Given information |
****
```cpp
__global__ void k_source_one_bf16(unsigned short* Sbf, size_t N, int one_col, int ldsb, int ndir, long long sbdir) {
  CLSTM_GRID_STRIDE(n, N) {
    u16x8 v;
#pragma unroll
    for (int i = 0; i < 8; i++) v[i] = (unsigned short)(i == 0 ? 0x3F80 : 0);
    for (int d = 0; d < ndir; d++) *reinterpret_cast<u16x8*>(&Sbf[(size_t)d * sbdir + n * ldsb + one_col]) = v;
  }
}
__global__ void k_source_x_bf16(unsigned short* Sbf, const float* xf, const unsigned short* xb, int ldx, size_t N, int ni, int one_col,
                                int ldsb, int ndir, long long sbdir) {
  const int cpr = (ni >> 3) + 1;
  CLSTM_GRID_STRIDE(e, N * (size_t)cpr) {
    const size_t n = e / cpr;
    const int j = (int)(e - n * cpr);
    u16x8 v;
    int col = j * 8;
    if (j < (ni >> 3)) {
      if (xb) v = *reinterpret_cast<const u16x8*>(&xb[n * ldx + col]);
      else {
        float x[8];
#pragma unroll
        for (int i = 0; i < 8; i++) x[i] = xf[n * ldx + col + i];
        v = bf16_pack8(x);
      }
    } else {
      col = one_col;
#pragma unroll
      for (int i = 0; i < 8; i++) v[i] = (unsigned short)(i == 0 ? 0x3F80 : 0);
    }
    for (int d = 0; d < ndir; d++) *reinterpret_cast<u16x8*>(&Sbf[(size_t)d * sbdir + n * ldsb + col]) = v;
  }
}

__global__ void k_transpose_to_bf16(const float* src, unsigned short* dst, int rows, int cols) {
  CLSTM_GRID_STRIDE(e, (size_t)rows * cols) {
    const int c = (int)(e / rows), k = (int)(e % rows);
    dst[e] = (unsigned short)(bf16_pack2(src[(size_t)k * cols + c], 0.0f) & 0xFFFFu);
  }
}

DEVFN void ingest_rows(const float* x, float* X, float* S, const size_t N, const int ni, const int lds, const int ndir, const long long sdir,
                       const unsigned blk, const unsigned nbi) {
  if ((ni & 3) == 0 && (lds & 3) == 0 && ((size_t)x & 15) == 0) {
    const size_t nch = (size_t)ni / 4 + 1;
    for (size_t e = (size_t)blk * blockDim.x + threadIdx.x; e < N * nch; e += (size_t)nbi * blockDim.x) {
      const size_t n = e / nch;
      const int c = (int)(e - n * nch);
      const float prev = c == 0 ? 1.0f : x[n * ni + 4 * c - 1];
      if (4 * c < ni) {
        const f32x4 xv = *reinterpret_cast<const f32x4*>(x + n * ni + 4 * c);
        *reinterpret_cast<f32x4*>(X + n * ni + 4 * c) = xv;
        const f32x4 sv = f32x4{prev, xv[0], xv[1], xv[2]};
        for (int d = 0; d < ndir; d++) *reinterpret_cast<f32x4*>(S + (size_t)d * sdir + n * lds + 4 * c) = sv;
      } else {
        for (int d = 0; d < ndir; d++) S[(size_t)d * sdir + n * lds + 4 * c] = prev;
      }
    }
  } else {
    for (size_t e = (size_t)blk * blockDim.x + threadIdx.x; e < N * (size_t)(1 + ni); e += (size_t)nbi * blockDim.x) {
      const size_t n = e / (1 + ni);
      const int j = e % (1 + ni);
      float val = 1.0f;
      if (j > 0) {
        val = x[n * ni + (j - 1)];
        X[n * ni + (j - 1)] = val;
      }
      for (int d = 0; d < ndir; d++) S[(size_t)d * sdir + n * lds + j] = val;
    }
  }
}
DEVFN void ingest_small(int blk, const int* lo_src, int* lo_dst, const int lo_n, const int* aux_src, int* aux_dst, const int aux_n) {
  if (lo_src) {
    if (blk == 0) {
      for (int i = threadIdx.x; i < lo_n; i += blockDim.x) lo_dst[i] = lo_src[i];
      return;
    }
    blk--;
  }
  const int i = blk * (int)blockDim.x + (int)threadIdx.x;
  if (i < aux_n) aux_dst[i] = aux_src[i];
}
__global__ void k_ingest_pack(const float* x, float* X, float* S, size_t N, int ni, int lds, int ndir, long long sdir,
                              int nbi, int nbp, const float* v, float* Wt, float* bias, float* Rf, float* Rb, PackDesc p, PackFused pf,
                              const int* lo_src, int* lo_dst, int lo_n, const int* aux_src, int* aux_dst, int aux_n, const int* tab) {
  if ((int)blockIdx.x >= nbi + nbp) { ingest_small((int)blockIdx.x - (nbi + nbp), lo_src, lo_dst, lo_n, aux_src, aux_dst, aux_n); return; }
  if ((int)blockIdx.x < nbi) {
    ingest_rows(x, X, S, N, ni, lds, ndir, sdir, blockIdx.x, (unsigned)nbi);
  } else {
// ... 56 lines not shown
```

clstm_amd/csrc/runtime.inc:

```

static thread_local std::string g_err;
static thread_local hipStream_t g_stream = nullptr;
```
****
Repeat the data exactly as it was given above.

```cpp
__global__ void k_source_one_bf16(unsigned short* Sbf, size_t N, int one_col, int ldsb, int ndir, long long sbdir) {
  CLSTM_GRID_STRIDE(n, N) {
    u16x8 v;
#pragma unroll
    for (int i = 0; i < 8; i++) v[i] = (unsigned short)(i == 0 ? 0x3F80 : 0);
    for (int d = 0; d < ndir; d++) *reinterpret_cast<u16x8*>(&Sbf[(size_t)d * sbdir + n * ldsb + one_col]) = v;
  }
}
__global__ void k_source_x_bf16(unsigned short* Sbf, const float* xf, const unsigned short* xb, int ldx, size_t N, int ni, int one_col,
                                int ldsb, int ndir, long long sbdir) {
  const int cpr = (ni >> 3) + 1;
  CLSTM_GRID_STRIDE(e, N * (size_t)cpr) {
    const size_t n = e / cpr;
    const int j = (int)(e - n * cpr);
    u16x8 v;
    int col = j * 8;
    if (j < (ni >> 3)) {
      if (xb) v = *reinterpret_cast<const u16x8*>(&xb[n * ldx + col]);
      else {
        float x[8];
#pragma unroll
        for (int i = 0; i < 8; i++) x[i] = xf[n * ldx + col + i];
        v = bf16_pack8(x);
      }
    } else {
      col = one_col;
#pragma unroll
      for (int i = 0; i < 8; i++) v[i] = (unsigned short)(i == 0 ? 0x3F80 : 0);
    }
    for (int d = 0; d < ndir; d++) *reinterpret_cast<u16x8*>(&Sbf[(size_t)d * sbdir + n * ldsb + col]) = v;
  }
}

__global__ void k_transpose_to_bf16(const float* src, unsigned short* dst, int rows, int cols) {
  CLSTM_GRID_STRIDE(e, (size_t)rows * cols) {
    const int c = (int)(e / rows), k = (int)(e % rows);
    dst[e] = (unsigned short)(bf16_pack2(src[(size_t)k * cols + c], 0.0f) & 0xFFFFu);
  }
}

DEVFN void ingest_rows(const float* x, float* X, float* S, const size_t N, const int ni, const int lds, const int ndir, const long long sdir,
                       const unsigned blk, const unsigned nbi) {
  if ((ni & 3) == 0 && (lds & 3) == 0 && ((size_t)x & 15) == 0) {
    const size_t nch = (size_t)ni / 4 + 1;
    for (size_t e = (size_t)blk * blockDim.x + threadIdx.x; e < N * nch; e += (size_t)nbi * blockDim.x) {
      const size_t n = e / nch;
      const int c = (int)(e - n * nch);
      const float prev = c == 0 ? 1.0f : x[n * ni + 4 * c - 1];
      if (4 * c < ni) {
        const f32x4 xv = *reinterpret_cast<const f32x4*>(x + n * ni + 4 * c);
        *reinterpret_cast<f32x4*>(X + n * ni + 4 * c) = xv;
        const f32x4 sv = f32x4{prev, xv[0], xv[1], xv[2]};
        for (int d = 0; d < ndir; d++) *reinterpret_cast<f32x4*>(S + (size_t)d * sdir + n * lds + 4 * c) = sv;
      } else {
        for (int d = 0; d < ndir; d++) S[(size_t)d * sdir + n * lds + 4 * c] = prev;
      }
    }
  } else {
    for (size_t e = (size_t)blk * blockDim.x + threadIdx.x; e < N * (size_t)(1 + ni); e += (size_t)nbi * blockDim.x) {
      const size_t n = e / (1 + ni);
      const int j = e % (1 + ni);
      float val = 1.0f;
      if (j > 0) {
        val = x[n * ni + (j - 1)];
        X[n * ni + (j - 1)] = val;
      }
      for (int d = 0; d < ndir; d++) S[(size_t)d * sdir + n * lds + j] = val;
    }
  }
}
DEVFN void ingest_small(int blk, const int* lo_src, int* lo_dst, const int lo_n, const int* aux_src, int* aux_dst, const int aux_n) {
  if (lo_src) {
    if (blk == 0) {
      for (int i = threadIdx.x; i < lo_n; i += blockDim.x) lo_dst[i] = lo_src[i];
      return;
    }
    blk--;
  }
  const int i = blk * (int)blockDim.x + (int)threadIdx.x;
  if (i < aux_n) aux_dst[i] = aux_src[i];
}
__global__ void k_ingest_pack(const float* x, float* X, float* S, size_t N, int ni, int lds, int ndir, long long sdir,
                              int nbi, int nbp, const float* v, float* Wt, float* bias, float* Rf, float* Rb, PackDesc p, PackFused pf,
                              const int* lo_src, int* lo_dst, int lo_n, const int* aux_src, int* aux_dst, int aux_n, const int* tab) {
  if ((int)blockIdx.x >= nbi + nbp) { ingest_small((int)blockIdx.x - (nbi + nbp), lo_src, lo_dst, lo_n, aux_src, aux_dst, aux_n); return; }
  if ((int)blockIdx.x < nbi) {
    ingest_rows(x, X, S, N, ni, lds, ndir, sdir, blockIdx.x, (unsigned)nbi);
  } else {
// ... 56 lines not shown
```

clstm_amd/csrc/runtime.inc:

```

static thread_local std::string g_err;
static thread_local hipStream_t g_stream = nullptr;
```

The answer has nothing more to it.